FDA Clearance for Avian Influenza A Rapid Test

Laurie Barclay, MD

April 09, 2009

April 9, 2009 — On April 7, The US Food and Drug Administration (FDA) cleared for marketing a new, more rapid test to identify influenza A/H5N1, a predominantly avian subtype that can also be pathogenic in humans. In less than 40 minutes, this AVantage A/H5N1 Flu Test (Arbor Vita Corp) can detect NS1 — a specific protein characteristic of the influenza A/H5N1 virus subtype — in throat or nose swabs from patients who have flu-like symptoms. In contrast, previous cleared tests take up to 3 or 4 hours to yield results.

"This test is an important tool to help quickly identify emerging influenza A/H5N1 infections and reduce exposure to large populations," Daniel G. Schultz, MD, director of the FDA's Center for Devices and Radiological Health, said in a news release. "The clearance of this test represents a major step toward protecting the public from the threat of pandemic flu."

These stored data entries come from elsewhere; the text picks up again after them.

# chrischoy/DeepGlobalRegistration

Hardware: AMD Instinct MI355X
Metric: pair registrations/sec (FCGF x2 + 1-NN + 6-D inlier net + gate + weighted Procrustes + SE(3) refinement) (higher is better)
Workload: dtype f32 results via 2 x f16 split operands (3 f16 MFMA products per MAC, f32 accumulate); k = 1 convs, kNN re-evaluation and registration in exact f32, SVD in f64

## Files before the change

deepglobalregistration_amd/csrc/conv_wide.hip:

```cpp
#include <stdlib.h>

#include <type_traits>

#include "dgr_internal.h"
#include "split.h"

struct ConvWideArgs {
  const unsigned char *planes;
  const float *row_scale;
  float *y;
  const uint4 *wb;
  int64_t piece_stride;
  const int32_t *pair_in, *tile_ptr;
  int cout, K;
  float w_unscale;
  unsigned long long *clk;
};

#define DGR_LDS_PTR(off) ((__attribute__((address_space(3))) void *)(lds + (off)))
#define DGR_GLOBAL_PTR(p) ((const __attribute__((address_space(1))) void *)(p))

template <int N>
__device__ __forceinline__ void dgr_wait_vmcnt() {
  static_assert(N >= 0 && N < 64, "vmcnt is a 6-bit counter");
  asm volatile("s_waitcnt vmcnt(%0)" ::"n"(N) : "memory");
}
__device__ __forceinline__ void dgr_phase_barrier() {
  asm volatile("s_waitcnt lgkmcnt(0)\n\ts_barrier" ::: "memory");
}

__host__ __device__ constexpr int dgr_wide_passes(int h, int npass, int nsp) {
  return h < nsp ? npass / nsp + (h < npass % nsp ? 1 : 0) : 0;
}
__host__ __device__ constexpr int dgr_wide_pass_base(int h, int npass, int nsp) {
  int b = 0;
  for (int i = 0; i < h; ++i) b += dgr_wide_passes(i, npass, nsp);
  return b;
}

template <int CP, int NB, int WM>
__global__ void __launch_bounds__(512, 1) sparse_conv_wide_f16x2(ConvWideArgs a, const int4 *__restrict__ tdesc) {
  constexpr int NCW = 4;
  constexpr int NP = 2, MB = 2 / WM, WN = NCW / WM, PW = 4, TM = 64, CK = 64, SK = CK / 16;
  static_assert(WM == 1 || WM == 2, "row split of the compute waves");
  static_assert(TM == DGR_TILE_M && CP % CK == 0, "shape");
  constexpr int PPT = CP / CK, S = CP / 16, NBLK = NB * WN, COUT = 32 * NBLK;
  static_assert(PPT == 1 || PPT == 2 || PPT == 4, "a round of NSET phases is a whole number of tiles");
  constexpr int ROWB = 4 * CP;
  constexpr int NBUF = 3;
  constexpr int NSET = 4;
  constexpr int LEAD = NSET + 2;
  constexpr int BUFB = TM * 256;
  constexpr int RING = 16;
  constexpr int AH_I = 8, AH_S = 4;
  static_assert(RING >= 2 * AH_I && AH_I > LEAD && AH_S >= 3 && AH_S < AH_I, "ring distances");
  constexpr int WD = NB >= 2 ? 2 : 4;
  static_assert(SK % WD == 0, "the weight ring turns a whole number of times per phase (static register indexing)");
  constexpr int LDS_ST = COUT + 4;
  constexpr int NSTG = PPT == 1 ? 2 : 1;
  constexpr int HB = PPT / 2;
  constexpr int RPH = TM / PPT;
  constexpr int PD = 2;
  constexpr int PTH = 64 * (PW - PD);
  constexpr int CPR = COUT / 4;
  constexpr int RPP = PTH / CPR;
  constexpr int NPS = RPH / RPP;
  static_assert(RPH % RPP == 0, "store passes");
  constexpr int OFF_STAGE = NBUF * BUFB;
  constexpr int OFF_IDX = OFF_STAGE + NSTG * TM * LDS_ST * 4;
  constexpr int OFF_SC = OFF_IDX + RING * TM * 4;
  constexpr int LDS_BYTES = OFF_SC + RING * TM * 4;
  static_assert(LDS_BYTES <= 160 * 1024, "LDS budget");
  __shared__ __attribute__((aligned(16))) unsigned char lds[LDS_BYTES];

  const int tid = threadIdx.x;
  const int lane = tid & 63;
  const int wave = __builtin_amdgcn_readfirstlane(tid >> 6);
  if (a.clk && tid == 0) atomicMin(a.clk, (unsigned long long)wall_clock64());
  const int T = a.tile_ptr[a.K];
  const int per = (T + 7) >> 3;
  const int xcd = blockIdx.x & 7;
  const int t_end = min(T, (xcd + 1) * per);
  const int nj = gridDim.x >> 3;
  const int t_first = xcd * per + (blockIdx.x >> 3);
  if (t_first >= t_end) return;
  const int n_my = (t_end - t_first + nj - 1) / nj;
  const int n_loop = n_my + 2;
  auto desc = [&](int i) -> int4 { return tdesc[t_first + min(max(i, 0), n_my - 1) * nj]; };
  auto stage_of = [&](int t) -> float * {
    return reinterpret_cast<float *>(lds + OFF_STAGE) + (NSTG == 2 ? (t & 1) : 0) * TM * LDS_ST;
  };

  if (wave >= NCW) {
    const int pw = wave - NCW;
    if (pw < PD) {
      constexpr int RW = TM / PD, NI = RW / 4;
      f32x4 G[NSET][NI];
      const unsigned char *rb[NI];
      auto row_bases = [&](int i) {
        const int *idx = reinterpret_cast<const int *>(lds + OFF_IDX + (i & (RING - 1)) * TM * 4);
#pragma unroll
        for (int jj = 0; jj < NI; ++jj) {
          const int r = RW * pw + 4 * jj + (lane >> 4);
          rb[jj] = a.planes + (int64_t)idx[r] * ROWB + 16 * ((lane & 15) ^ (r & 15));
        }
      };
      auto request = [&](int p, f32x4 *Gs) {
        if (p % PPT == 0) row_bases(p / PPT);
#pragma unroll
        for (int jj = 0; jj < NI; ++jj) Gs[jj] = *reinterpret_cast<const f32x4 *>(rb[jj] + (p % PPT) * 256);
      };
      auto land = [&](int p, const f32x4 *Gs) {
        unsigned char *dst = lds + (p % NBUF) * BUFB + (NI * pw) * 1024 + lane * 16;
#pragma unroll
        for (int jj = 0; jj < NI; ++jj) *reinterpret_cast<f32x4 *>(dst + jj * 1024) = Gs[jj];
      };
      int *ring_i = reinterpret_cast<int *>(lds + OFF_IDX);
      float *ring_s = reinterpret_cast<float *>(lds + OFF_SC);
      auto load_idx = [&](int i) -> int {
        const int4 d = desc(i);
        return a.pair_in[d.y + min(lane, d.z - 1)];
      };
#pragma unroll
      for (int i = 0; i < AH_I - 1; ++i) ring_i[i * TM + lane] = load_idx(i);
#pragma unroll
      for (int i = 0; i < AH_S - 1; ++i) ring_s[i * TM + lane] = a.row_scale[ring_i[i * TM + lane]];
      int idx_reg = load_idx(AH_I - 1);
      float sc_reg = a.row_scale[ring_i[(AH_S - 1) * TM + lane]];
      auto rings = [&](int t) {
        ring_i[((t + AH_I - 1) & (RING - 1)) * TM + lane] = idx_reg;
        ring_s[((t + AH_S - 1) & (RING - 1)) * TM + lane] = sc_reg;
        idx_reg = load_idx(t + AH_I);
        sc_reg = a.row_scale[ring_i[((t + AH_S) & (RING - 1)) * TM + lane]];
      };
      dgr_phase_barrier();
#pragma unroll
      for (int j = 0; j < NSET; ++j) request(j, G[j]);
      land(0, G[0]); request(NSET, G[0]);
      land(1, G[1]); request(NSET + 1, G[1]);
      dgr_phase_barrier();
      auto phase = [&](int q, f32x4 *Gs) {
        if (q % PPT == 0) rings(q / PPT);
        land(q + 2, Gs);
        request(q + LEAD, Gs);
        dgr_phase_barrier();
      };
      for (int q = 0; q < n_loop * PPT; q += NSET) {
        phase(q, G[2]);
        if (q + 1 < n_loop * PPT) phase(q + 1, G[3]);
        if (q + 2 < n_loop * PPT) phase(q + 2, G[0]);
        if (q + 3 < n_loop * PPT) phase(q + 3, G[1]);
      }
      return;
    }
    const int ptid = tid - 64 * (NCW + PD);
    auto store_rows = [&](int u, int r0) {
      if (u < 0 || u >= n_my) return;
      const int4 d = desc(u);
      const float *sc = reinterpret_cast<const float *>(lds + OFF_SC + (u & (RING - 1)) * TM * 4);
      const float *st = stage_of(u);
      const int c4 = (ptid % CPR) * 4;
      f32x4 v[NPS];
#pragma unroll
      for (int i = 0; i < NPS; ++i) {
        const int r = r0 + i * RPP + ptid / CPR;
        v[i] = *reinterpret_cast<const f32x4 *>(st + r * LDS_ST + c4);
        v[i] *= dgr_inv_pow2(sc[r]) * a.w_unscale;
      }
#pragma unroll
      for (int i = 0; i < NPS; ++i) {
        const int r = r0 + i * RPP + ptid / CPR;
        if (r < d.z) __builtin_nontemporal_store(v[i], reinterpret_cast<f32x4 *>(a.y + (int64_t)(d.y + r) * COUT + c4));
      }
    };
    dgr_phase_barrier();
    dgr_phase_barrier();
    auto sphase = [&](int t, auto hc) {
      constexpr int h = decltype(hc)::value;
      if constexpr (h == 0) store_rows(t - 2, (PPT - 1) * RPH);
      else store_rows(t - 1, (h - 1) * RPH);
      dgr_phase_barrier();
    };
    for (int t = 0; t < n_loop; ++t) {
      sphase(t, std::integral_constant<int, 0>());
      if constexpr (PPT > 1) sphase(t, std::integral_constant<int, 1>());
      if constexpr (PPT > 2) {
        sphase(t, std::integral_constant<int, 2>());
        sphase(t, std::integral_constant<int, 3>());
      }
    }
    if (a.clk && lane == 0) {
      dgr_wait_vmcnt<0>();
      atomicMax(a.clk + 1, (unsigned long long)wall_clock64());
    }
    return;
  }

  const int wn = wave % WN, wm = wave / WN;
  int4 dc = desc(0), dn = desc(1);
  uint4 w[WD][NB][NP];
  auto wload = [&](int k, int s, uint4 (*ws)[NP]) {
    const uint4 *p = a.wb + ((int64_t)(k * S + s) * NBLK + wn * NB) * 64 + lane;
#pragma unroll
    for (int j = 0; j < NB; ++j)
#pragma unroll
      for (int pc = 0; pc < NP; ++pc) ws[j][pc] = p[(int64_t)pc * a.piece_stride + j * 64];
  };
#pragma unroll
  for (int g = 0; g < WD - 1; ++g) wload(dc.x, g % S, w[g]);
  dgr_phase_barrier();
  dgr_phase_barrier();
  uint4 op[2][MB][NP];
  const int lofs0 = (32 * MB * wm + (lane & 31)) * 256 + 16 * ((lane >> 5) ^ (lane & 15));
  auto oload = [&](int b, int s, uint4 (*o)[NP]) {
    const unsigned char *p = lds + b * BUFB + (lofs0 ^ (32 * s));
    const unsigned char *pm = lds + b * BUFB + (lofs0 ^ (32 * s) ^ 128);
#pragma unroll
    for (int i = 0; i < MB; ++i) {
      o[i][0] = *reinterpret_cast<const uint4 *>(p + i * 32 * 256);
      o[i][1] = *reinterpret_cast<const uint4 *>(pm + i * 32 * 256);
    }
  };
  oload(0, 0, op[0]);
  int buf = 0;
  constexpr int NPC = (4 * NB + SK - 1) / SK;
  auto stage_pieces = [&](float *st, const f32x16 (&ac)[MB][NB], int i, int s) {
    float *dst = st + (32 * (MB * wm + i) + (lane & 31)) * LDS_ST;
#pragma unroll
    for (int u = 0; u < NPC; ++u) {
      const int wq = s * NPC + u, j = wq / 4, g = wq % 4;
      if (wq < 4 * NB) {
        const int col = 32 * (wn * NB + j) + 8 * g + 4 * (lane >> 5);
        *reinterpret_cast<f32x4 *>(dst + col) = f32x4{ac[i][j][4 * g], ac[i][j][4 * g + 1], ac[i][j][4 * g + 2], ac[i][j][4 * g + 3]};
      }
    }
  };
  auto ctile = [&](int t, f32x16 (&ac)[MB][NB], const f32x16 (&ad)[MB][NB]) {
    const bool stage_prev = t >= 1 && t <= n_my;
    float *st = stage_of(t - 1);
#pragma unroll
    for (int h = 0; h < PPT; ++h) {
      if (h == 0) {
#pragma unroll
        for (int i = 0; i < MB; ++i)
#pragma unroll
          for (int j = 0; j < NB; ++j)
#pragma unroll
            for (int e = 0; e < 16; ++e) ac[i][j][e] = 0.f;
      }
      const int nbuf = buf == NBUF - 1 ? 0 : buf + 1;
      const int s0 = h * SK;
#pragma unroll
      for (int s = 0; s < SK; ++s) {
        {
          const int sg = s0 + s + WD - 1;
          wload(sg < S ? dc.x : dn.x, sg < S ? sg : sg - S, w[(s + WD - 1) % WD]);
        }
        if (s + 1 < SK) oload(buf, s + 1, op[(s + 1) & 1]);
        else oload(nbuf, 0, op[0]);
        __builtin_amdgcn_sched_barrier(0);
        uint4 (*wc)[NP] = w[s % WD];
        uint4 (*oc)[NP] = op[s & 1];
#define DGR_WIDE_TERM(WP, OP)                                                                                         \
  _Pragma("unroll") for (int i = 0; i < MB; ++i) _Pragma("unroll") for (int j = 0; j < NB; ++j)                       \
      ac[i][j] = __builtin_amdgcn_mfma_f32_32x32x16_f16(__builtin_bit_cast(f16x8, wc[j][WP]),                          \
                                                        __builtin_bit_cast(f16x8, oc[i][OP]), ac[i][j], 0, 0, 0);
        DGR_WIDE_TERM(1, 0)
        DGR_WIDE_TERM(0, 1)
        DGR_WIDE_TERM(0, 0)
#undef DGR_WIDE_TERM
        if (stage_prev) {
          if (h == 0) stage_pieces(st, ad, 0, s);
          if constexpr (MB > 1) {
            if (h == HB) stage_pieces(st, ad, 1, s);
          }
        }
      }
      if (h == PPT - 1) {
        dc = dn;
        dn = desc(t + 2);
      }
      buf = nbuf;
      dgr_phase_barrier();
    }
  };
  f32x16 accA[MB][NB], accB[MB][NB];
  for (int t = 0; t < n_loop; t += 2) {
    ctile(t, accA, accB);
    if (t + 1 < n_loop) ctile(t + 1, accB, accA);
  }
  if (a.clk && lane == 0) atomicMax(a.clk + 1, (unsigned long long)wall_clock64());
}
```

Although the H5N1 subtype is mostly found in birds, humans have contracted the virus from infected poultry. Of the few avian influenza viruses that have infected humans, the H5N1 subtype is responsible for the greatest number of diagnosed cases of serious morbidity and mortality, according to the US Centers for Disease Control and Prevention.

If influenza A/H5N1 were to mutate further in a way that would facilitate human infection, an influenza pandemic could result. The World Health Organization states that the 412 confirmed human cases of infection from this virus are almost all in Asia and northern Africa, and that human infection with this virus subtype has not been diagnosed in the Americas.

Clinical studies to date have shown that the new test correctly identified the absence of infection in more than 700 specimens and correctly detected the presence of influenza A/H5N1 virus subtype in 24 cultured specimens from infected patients.